We know that this has been a challenging two weeks. Our entire college community has been impacted in some way by COVID-19. I want to reassure you that our faculty and staff have been working hard behind the scenes to support you in your academic successes even as we transition to remote delivery of most courses and services.

Preparing for Remote Delivery
Most of your course work will continue remotely for the remainder of the term.

Even though most classes don’t resume until March 30, please check your course D2L sites or your email now. I know many professors are reaching out to help you transition and to answer questions. If you haven’t heard from your professor, please contact them.

We recognize that you may be worried about completion and we are working hard to explore all options and will have information and resources for you soon.

Emergency Assistance for Students (including for laptops)
The FRCC Emergency Student Success Grant Program is available to all current FRCC students. The grant is a one-time assistance during a student's academic pursuits at FRCC. The grant can be applied to laptops (up to $700), vehicle repairs, prescriptions, gas, and other emergency needs. Tuition, fees and books are not covered by the grant. You can apply here today.

Low Cost Internet Access
Comcast is making changes to their Internet Essentials program to support low income students through the coronavirus pandemic. Please see their website for more information.

Campus Hours, Services and Closures
Campuses will limit open hours beginning March 23, 2020. You can find our current campus open hours on our website.

Campus hours may continue to change and we know that there are essential services that you, our students, need. We are assessing your needs, and the needs of our staff, to make decisions daily.

Many of our services have moved online! This includes our Pathways Advisors, Financial Aid Advisors, our Registrar’s Office and many more. Please visit our website for contact information regarding individual offices.

We have not yet made a decision regarding commencement. Once the decision has been made, we will announce that information via your student email account and on our website.
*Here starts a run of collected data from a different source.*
__global__ __launch_bounds__(256) void split_db_kernel(const float* __restrict__ db, uint4* __restrict__ out, int rows) {
  const int gid = blockIdx.x * 256 + threadIdx.x;
  const int row = gid >> 5, c = gid & 31;
// ... 228 lines not shown
  }
  asm volatile("s_waitcnt vmcnt(0)" ::: "memory");

  {
    const int row0 = (sp + (nt - 1) * nsplit) * kTileRows + 4 * half;
    const int code0 = (nt - 1) << 4;
    const bool odd = nt & 1;
#pragma unroll
    for (int r = 0; r < 16; ++r) {
      const bool ok = row0 + (r & 3) + 8 * (r >> 2) < n_rows;
      const float s0 = odd ? accA0[r] : accB0[r], s1 = odd ? accA1[r] : accB1[r];
      ins_key<LL>(w.ls0, ok ? make_key(s0, mask, code0 + r) : T2L_NEG_INF);
      ins_key<LL>(w.ls1, ok ? make_key(s1, mask, code0 + r) : T2L_NEG_INF);
    }
  }
  const int part = 2 * sp + half, parts = 2 * nsplit;
  if (qrow0 < Q) {
    float4* out = reinterpret_cast<float4*>(cand + ((size_t)qrow0 * parts + part) * LL);
#pragma unroll
    for (int i = 0; i < LL / 4; ++i) out[i] = make_float4(w.ls0[4 * i], w.ls0[4 * i + 1], w.ls0[4 * i + 2], w.ls0[4 * i + 3]);
  }
  if (qrow1 < Q) {
    float4* out = reinterpret_cast<float4*>(cand + ((size_t)qrow1 * parts + part) * LL);
#pragma unroll
    for (int i = 0; i < LL / 4; ++i) out[i] = make_float4(w.ls1[4 * i], w.ls1[4 * i + 1], w.ls1[4 * i + 2], w.ls1[4 * i + 3]);
  }
}

template <int CTRL>
__device__ __forceinline__ float dpp_f(float v) {
  return __uint_as_float((unsigned)__builtin_amdgcn_update_dpp(0, (int)__float_as_uint(v), CTRL, 0xF, 0xF, true));
}

struct RerankArgs {
  const float* db;
  const float* q;
  int Q, K, parts, code_bits;
  const float* cand;
  int row_offset;
  float eps_rel;
  const float* db_norm_max;
  int half_mode;
  int32_t* out_idx;
  double* out_score;
  int32_t* flags;
  int32_t* fb_count;
  float eps_rel_probe, pinf;
  int n_rows, defer, stat_mode;
  int32_t* host_stat;
  int seq, wide_cap;
  int rec6;
};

Summer and Fall Class Schedules and Registration
Summer classes are currently proceeding as normal. We recommend that you register for summer courses as usual. We will announce any changes to summer courses as soon as we have more information. The Fall course schedule will be available on March 30, 2020. Priority registration will be available the same day and will open to all students on March 31, 2020.

When it’s time to register, log in to eWOLF and try our new registration platform Navigate. If you need help with Navigate, you can check out these screencasts or schedule an appointment with your Pathways Advisor.

#DoingMyPartCO
We also want to see how you are #DoingMyPartCO to help prevent the spread of COVID-19. Tag us @FRCCedu on Facebook, Instagram or Twitter and use #DoingMyPartCO to show Colorado that our FRCC community is thriving in this challenging time. 
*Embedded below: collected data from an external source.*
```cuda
constexpr int MAX_X = 16 * 16 * 16;
constexpr int MAX_W = 32 * 16 * 9;
constexpr int MAX_OUT = 32 * 14 * 14;

struct ConvDims { int B, H, W, C, OC, OH, OW; };

constexpr int OCG = 8;

__host__ __device__ inline int frame_pitch(int W) { return ((W + 7) / 16) * 16 + 8; }

__device__ __forceinline__ unsigned div_magic(int d) { return 0xFFFFFFFFu / (unsigned)d + 1u; }
__device__ __forceinline__ int frame_slot(int i, int H, int W, int C, int P, unsigned mC, unsigned mW)
{
    const int pix = C == 1 ? i : (int)__umulhi((unsigned)i, mC), c = i - pix * C;
    const int y = (int)__umulhi((unsigned)pix, mW), x = pix - y * W;
    return (c * H + y) * P + x;
}

__global__ void __launch_bounds__(256) conv3x3_relu_fwd_kernel(ConvDims d, const float *__restrict__ x,
                                                               const float *__restrict__ w,
                                                               const float *__restrict__ bias, float *__restrict__ out)
{
    pdl_wait();
    pdl_trigger();
    extern __shared__ __align__(16) float sm[];
    const int nx = d.H * d.W * d.C, ocp = (d.OC + OCG - 1) / OCG * OCG, taps = d.C * 9;
    const int P = frame_pitch(d.W), cstride = d.H * P;
    const unsigned mC = div_magic(d.C), mW = div_magic(d.W), mO = div_magic(ocp);
    float *sw = sm, *sx = sm + taps * ocp;
    const int b = blockIdx.x;
    const float *xb = x + (size_t)b * nx;
    {
        const int nwp = taps * ocp;
        for (int i0 = threadIdx.x; i0 < nx || i0 < nwp; i0 += 8 * blockDim.x) {
            float fx[8], fw[8];
#pragma unroll
            for (int u = 0; u < 8; ++u) {
                const int i = i0 + u * blockDim.x;
                fx[u] = i < nx ? xb[i] : 0.0f;
                const int tap = (int)__umulhi((unsigned)i, mO), oc = i - tap * ocp;
                fw[u] = (i < nwp && oc < d.OC) ? w[oc * taps + tap] : 0.0f;
            }
#pragma unroll
            for (int u = 0; u < 8; ++u) {
                const int i = i0 + u * blockDim.x;
                if (i < nx) sx[frame_slot(i, d.H, d.W, d.C, P, mC, mW)] = fx[u];
                if (i < nwp) sw[i] = fw[u];
            }
// ... 55 lines not shown
#pragma unroll
        for (int q = 0; q < 8; ++q) {
            const int u = threadIdx.x + q * blockDim.x;
            if (u >= ne) break;
            float a0 = 0.0f, a1 = 0.0f, a2 = 0.0f, a3 = 0.0f;
            if (u < nw) {
                const int tap = u / d.OC, oc = u - tap * d.OC, c = tap / 9, k = tap - c * 9, ky = k / 3, kx = k - ky * 3;
                const float *g = sg + oc;
                for (int y = 0; y < d.OH; ++y) {
                    const float *gy = g + y * d.OW * d.OC, *xy = sx + ((y + ky) * d.W + kx) * d.C + c;
                    int xx = 0;
                    for (; xx + 3 < d.OW; xx += 4) {
                        a0 = fmaf(gy[xx * d.OC], xy[xx * d.C], a0);
                        a1 = fmaf(gy[(xx + 1) * d.OC], xy[(xx + 1) * d.C], a1);
                        a2 = fmaf(gy[(xx + 2) * d.OC], xy[(xx + 2) * d.C], a2);
                        a3 = fmaf(gy[(xx + 3) * d.OC], xy[(xx + 3) * d.C], a3);
                    }
                    for (; xx < d.OW; ++xx) a0 = fmaf(gy[xx * d.OC], xy[xx * d.C], a0);
                }
            } else {
                const float *g = sg + (u - nw);
                int p = 0;
                for (; p + 3 < plane; p += 4) {
                    a0 += g[p * d.OC]; a1 += g[(p + 1) * d.OC]; a2 += g[(p + 2) * d.OC]; a3 += g[(p + 3) * d.OC];
                }
                for (; p < plane; ++p) a0 += g[p * d.OC];
            }
            acc[q] += (a0 + a1) + (a2 + a3);
        }
    }
#pragma unroll
    for (int q = 0; q < 8; ++q) {
        const int u = threadIdx.x + q * blockDim.x;
        if (u >= ne) break;
        int e = u;
        if (u < nw) { const int tap = u / d.OC, oc = u - tap * d.OC; e = oc * taps + tap; }
        partial[(size_t)blockIdx.x * ne + e] = acc[q];
    }
}

__device__ __forceinline__ void conv_mma_tf32(float (&d)[4], const uint32_t (&a)[4], const uint32_t (&b)[2])
{
    asm volatile("mma.sync.aligned.m16n8k8.row.col.f32.tf32.tf32.f32 {%0,%1,%2,%3}, {%4,%5,%6,%7}, {%8,%9}, {%0,%1,%2,%3};"
                 : "+f"(d[0]), "+f"(d[1]), "+f"(d[2]), "+f"(d[3])
                 : "r"(a[0]), "r"(a[1]), "r"(a[2]), "r"(a[3]), "r"(b[0]), "r"(b[1]));
}
__device__ __forceinline__ void conv_split_tf32(float x, uint32_t &hi, uint32_t &lo)
{
    hi = __float_as_uint(x) & 0xFFFFE000u;
    lo = __float_as_uint(x - __uint_as_float(hi));
}

constexpr int CM_WARPS = 4;
constexpr int CM_MAX_NT = 12;
constexpr int CM_GSTRIDE = 68;

template <int NT>
__global__ void __launch_bounds__(CM_WARPS * 32) conv3x3_relu_bwd_mma_kernel(ConvDims d, const float *__restrict__ x,
                                                                            const float *__restrict__ out,
                                                                            const float *__restrict__ dout,
                                                                            float *__restrict__ partial, int n_groups)
{
    pdl_wait();
    pdl_trigger();
    extern __shared__ float sm[];
    constexpr int NTW = (NT + CM_WARPS - 1) / CM_WARPS;
    const int nx = d.H * d.W * d.C, plane = d.OH * d.OW, taps = d.C * 9, ne = 16 * taps + 16;
    const int P = frame_pitch(d.W), cstride = d.H * P;
    const unsigned mC = div_magic(d.C), mW = div_magic(d.W);
    const int warp = threadIdx.x >> 5, lane = threadIdx.x & 31, gq = lane >> 2, tq = lane & 3;
    float *sx = sm, *sg = sx + cstride * d.C;
    int *pos_off = reinterpret_cast<int *>(sg + 16 * CM_GSTRIDE), *tap_off = pos_off + plane;
    for (int p = threadIdx.x; p < plane; p += blockDim.x) pos_off[p] = (p / d.OW) * P + (p % d.OW);
    for (int tp = threadIdx.x; tp < NT * 8; tp += blockDim.x) {
        int v = -2;
        if (tp < taps) { const int c = tp / 9, k = tp - c * 9; v = c * cstride + (k / 3) * P + (k % 3); }
        else if (tp == taps) v = -1;
        tap_off[tp] = v;
    }
    float cf[NTW][4];
#pragma unroll
    for (int j = 0; j < NTW; ++j) cf[j][0] = cf[j][1] = cf[j][2] = cf[j][3] = 0.0f;
    const int g = blockIdx.x;
    for (int b = g; b < d.B; b += n_groups) {
        __syncthreads();
        const float *xb = x + (size_t)b * nx, *ob = out + (size_t)b * 16 * plane, *gb = dout + (size_t)b * 16 * plane;
        for (int i0 = threadIdx.x; i0 < nx; i0 += 8 * blockDim.x) {
            float v[8];
#pragma unroll
            for (int u = 0; u < 8; ++u) { const int i = i0 + u * blockDim.x; v[u] = i < nx ? xb[i] : 0.0f; }
#pragma unroll
            for (int u = 0; u < 8; ++u) {
                const int i = i0 + u * blockDim.x;
                if (i < nx) sx[frame_slot(i, d.H, d.W, d.C, P, mC, mW)] = v[u];
            }
        }
        for (int i0 = threadIdx.x; i0 < 16 * plane; i0 += 8 * blockDim.x) {
            float vo[8], vg[8];
#pragma unroll
            for (int u = 0; u < 8; ++u) {
                const int i = i0 + u * blockDim.x;
                vo[u] = i < 16 * plane ? ob[i] : 0.0f;
                vg[u] = i < 16 * plane ? gb[i] : 0.0f;
            }
#pragma unroll
            for (int u = 0; u < 8; ++u) {
                const int i = i0 + u * blockDim.x;
                if (i < 16 * plane) {
                    const int oc = i / plane, p = i - oc * plane;
                    sg[oc * CM_GSTRIDE + p] = vo[u] > 0.0f ? vg[u] : 0.0f;
                }
            }
        }
        __syncthreads();
        int toff[NTW];
#pragma unroll
        for (int j = 0; j < NTW; ++j) { const int nt = warp + j * CM_WARPS; toff[j] = nt < NT ? tap_off[nt * 8 + gq] : -2; }
        for (int k0 = 0; k0 < plane; k0 += 8) {
            uint32_t ah[4], al[4];
            conv_split_tf32(sg[gq * CM_GSTRIDE + k0 + tq], ah[0], al[0]);
            conv_split_tf32(sg[(gq + 8) * CM_GSTRIDE + k0 + tq], ah[1], al[1]);
            conv_split_tf32(sg[gq * CM_GSTRIDE + k0 + tq + 4], ah[2], al[2]);
            conv_split_tf32(sg[(gq + 8) * CM_GSTRIDE + k0 + tq + 4], ah[3], al[3]);
            const int p0 = pos_off[k0 + tq], p1 = pos_off[k0 + tq + 4];
#pragma unroll
            for (int j = 0; j < NTW; ++j) {
                if (warp + j * CM_WARPS >= NT) break;
                const int to = toff[j];
                const float b0 = to >= 0 ? sx[p0 + to] : (to == -1 ? 1.0f : 0.0f);
                const float b1 = to >= 0 ? sx[p1 + to] : (to == -1 ? 1.0f : 0.0f);
                uint32_t bh[2], bl[2];
                conv_split_tf32(b0, bh[0], bl[0]);
                conv_split_tf32(b1, bh[1], bl[1]);
                conv_mma_tf32(cf[j], al, bh);
                conv_mma_tf32(cf[j], ah, bl);
                conv_mma_tf32(cf[j], ah, bh);
            }
        }
    }
    if (g < n_groups) {
        float *pg = partial + (size_t)g * ne;
#pragma unroll
        for (int j = 0; j < NTW; ++j) {
            const int nt = warp + j * CM_WARPS;
            if (nt >= NT) break;
#pragma unroll
            for (int q = 0; q < 4; ++q) {
                const int oc = gq + (q >> 1) * 8, tp = nt * 8 + 2 * tq + (q & 1);
                if (tp < taps) pg[oc * taps + tp] = cf[j][q];
                else if (tp == taps) pg[16 * taps + oc] = cf[j][q];
            }
        }
    }
}

__global__ void __launch_bounds__(256) conv_bwd_reduce_kernel(int n_groups, int nw, int n_bias,
                                                              const float *__restrict__ partial,
                                                              float *__restrict__ dw, float *__restrict__ db)
{
    pdl_wait();
    pdl_trigger();
    const int e = (blockIdx.x * blockDim.x + threadIdx.x) >> 5, ne = nw + n_bias;
    if (e >= ne) return;
    float a = 0.0f;
    for (int g = lane_id(); g < n_groups; g += 32) a += partial[(size_t)g * ne + e];
    a = warp_sum(a);
    if (lane_id() == 0) {
        if (e < nw) dw[e] = a; else if (db) db[e - nw] = a;
    }
}

size_t fwd_smem(const ConvDims &d)
{
    const int ocp = (d.OC + OCG - 1) / OCG * OCG;
    return sizeof(float) * (size_t)(d.H * frame_pitch(d.W) * d.C + ocp * d.C * 9);
}
size_t fma_bwd_smem(const ConvDims &d) { return sizeof(float) * (size_t)(d.H * d.W * d.C + d.OC * d.OH * d.OW); }

int check_dims(const ConvDims &d)
{
    if (d.B <= 0 || d.H < 3 || d.W < 3 || d.C <= 0 || d.OC <= 0) return PB_E_ARG;
    const long long H = d.H, W = d.W, C = d.C, OC = d.OC;
    if (H * W * C > MAX_X || OC * C * 9 > MAX_W || OC * (H - 2) * (W - 2) > MAX_OUT) return PB_E_UNSUPPORTED;
    if (OC * C * 9 + OC > 8 * 256) return PB_E_UNSUPPORTED;
    if (fwd_smem(d) > 48 * 1024 || fma_bwd_smem(d) > 48 * 1024) return PB_E_UNSUPPORTED;
    return PB_OK;
}

}

extern "C" {

int pb_conv3x3_relu_supported(int H, int W, int C, int OC)
{
    const ConvDims d = {1, H, W, C, OC, H - 2, W - 2};
    return check_dims(d) == PB_OK ? 1 : 0;
}

int pb_conv3x3_relu_fwd(int B, int H, int W, int C, int OC, const float *x, const float *w, const float *bias,
                        float *out, void *stream)
{
    ConvDims d = {B, H, W, C, OC, H - 2, W - 2};
    int rc = check_dims(d);
    if (rc) return rc;
    if (!x || !w || !out) return PB_E_ARG;
    const int ocp = (OC + 7) / 8 * 8;
    const size_t smem = fwd_smem(d);
    const int items = d.OH * d.OW * (ocp / 8);
    const int threads = items >= 256 ? 256 : (items + 31) / 32 * 32;
    PB_LAUNCH_PDL_CHAIN(conv3x3_relu_fwd_kernel, (unsigned)B, threads, smem, stream, d, x, w, bias, out);
    return PB_OK;
}

int pb_conv3x3_relu_bwd_groups(int B) { return B < 296 ? B : 296; }

int pb_conv3x3_relu_bwd(int B, int H, int W, int C, int OC, const float *x, const float *out, const float *dout,
                        float *partial_scratch, float *dw, float *db, void *stream)
{
    ConvDims d = {B, H, W, C, OC, H - 2, W - 2};
    int rc = check_dims(d);
    if (rc) return rc;
    if (!x || !out || !dout || !partial_scratch || !dw) return PB_E_ARG;
    const int groups = pb_conv3x3_relu_bwd_groups(B);
    const int ne = OC * C * 9 + OC;
    {
        static int mma_ok = -1;
        if (mma_ok < 0) { const char *e = getenv("PB_CONV_MMA"); mma_ok = (e && e[0] == '0') ? 0 : 1; }
        const int plane = d.OH * d.OW, nt = (C * 9 + 1 + 7) / 8;
        const size_t msmem = sizeof(float) * (size_t)(H * frame_pitch(W) * C + 16 * CM_GSTRIDE + plane + nt * 8);
        if (mma_ok && OC == 16 && (plane % 8) == 0 && plane <= 64 && nt >= 5 && nt <= CM_MAX_NT && msmem <= 48 * 1024) {
            const unsigned grid = (unsigned)groups;
#define PB_CONV_MMA_CASE(NTV)                                                                                      \
            case NTV: PB_LAUNCH_PDL_CHAIN(conv3x3_relu_bwd_mma_kernel<NTV>, grid, CM_WARPS * 32, msmem, stream, d, x, out, \
                                          dout, partial_scratch, groups); break;
            switch (nt) {
                PB_CONV_MMA_CASE(5) PB_CONV_MMA_CASE(6) PB_CONV_MMA_CASE(7) PB_CONV_MMA_CASE(8) PB_CONV_MMA_CASE(9)
                PB_CONV_MMA_CASE(10) PB_CONV_MMA_CASE(11) PB_CONV_MMA_CASE(12)
                default: goto fma_path;
            }
#undef PB_CONV_MMA_CASE
            PB_LAUNCH_PDL_CHAIN(conv_bwd_reduce_kernel, (unsigned)((ne + 7) / 8), 256, 0, stream, groups, OC * C * 9, OC,
                                partial_scratch, dw, db);
            return PB_OK;
        }
    }
fma_path:
    const size_t smem = fma_bwd_smem(d);
    const int ne_all = OC * C * 9 + OC;
    const int bthreads = ne_all > 256 ? 512 : 256;
    PB_LAUNCH_PDL_CHAIN(conv3x3_relu_bwd_kernel, (unsigned)groups, bthreads, smem, stream, d, x, out, dout, partial_scratch);
    PB_LAUNCH_PDL_CHAIN(conv_bwd_reduce_kernel, (unsigned)((ne + 7) / 8), 256, 0, stream, groups, OC * C * 9, OC,
              partial_scratch, dw, db);
    return PB_OK;
}

}
```

### profiles/kernel_chain.py

```python
import os
import sys
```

Please make sure to be checking your student email and our website for the most up to date information. All other questions can be directed to FRCC.COVID19@frontrange.edu.

Sincerely,

Andy Dorsey
Andy Dorsey
President

As the number of COVID-19 cases in the state of Colorado continue to increase, FRCC leadership, in conjunction with the Colorado Community College System, are taking steps to minimize risks to students, staff and faculty and provide a way for students to successfully compete their coursework.

Transition to Remote Teaching and Learning

We are cancelling most classes the week of March 16, 2020 at the Westminster and Boulder County Campuses, and the week of March 23, 2020 at the Larimer Campus. This will allow time for faculty and instructors to transition classes to remote access and work out the details of how we will continue instruction in hands-on programs like welding and machining.

Spring breaks will continue as usual on all campuses; essentially most students on all campuses will now have a two-week spring break.

Important: Online classes will continue as originally scheduled without additional breaks. Some lab classes may continue during the weeks other classes are cancelled. Your instructor will contact you about that.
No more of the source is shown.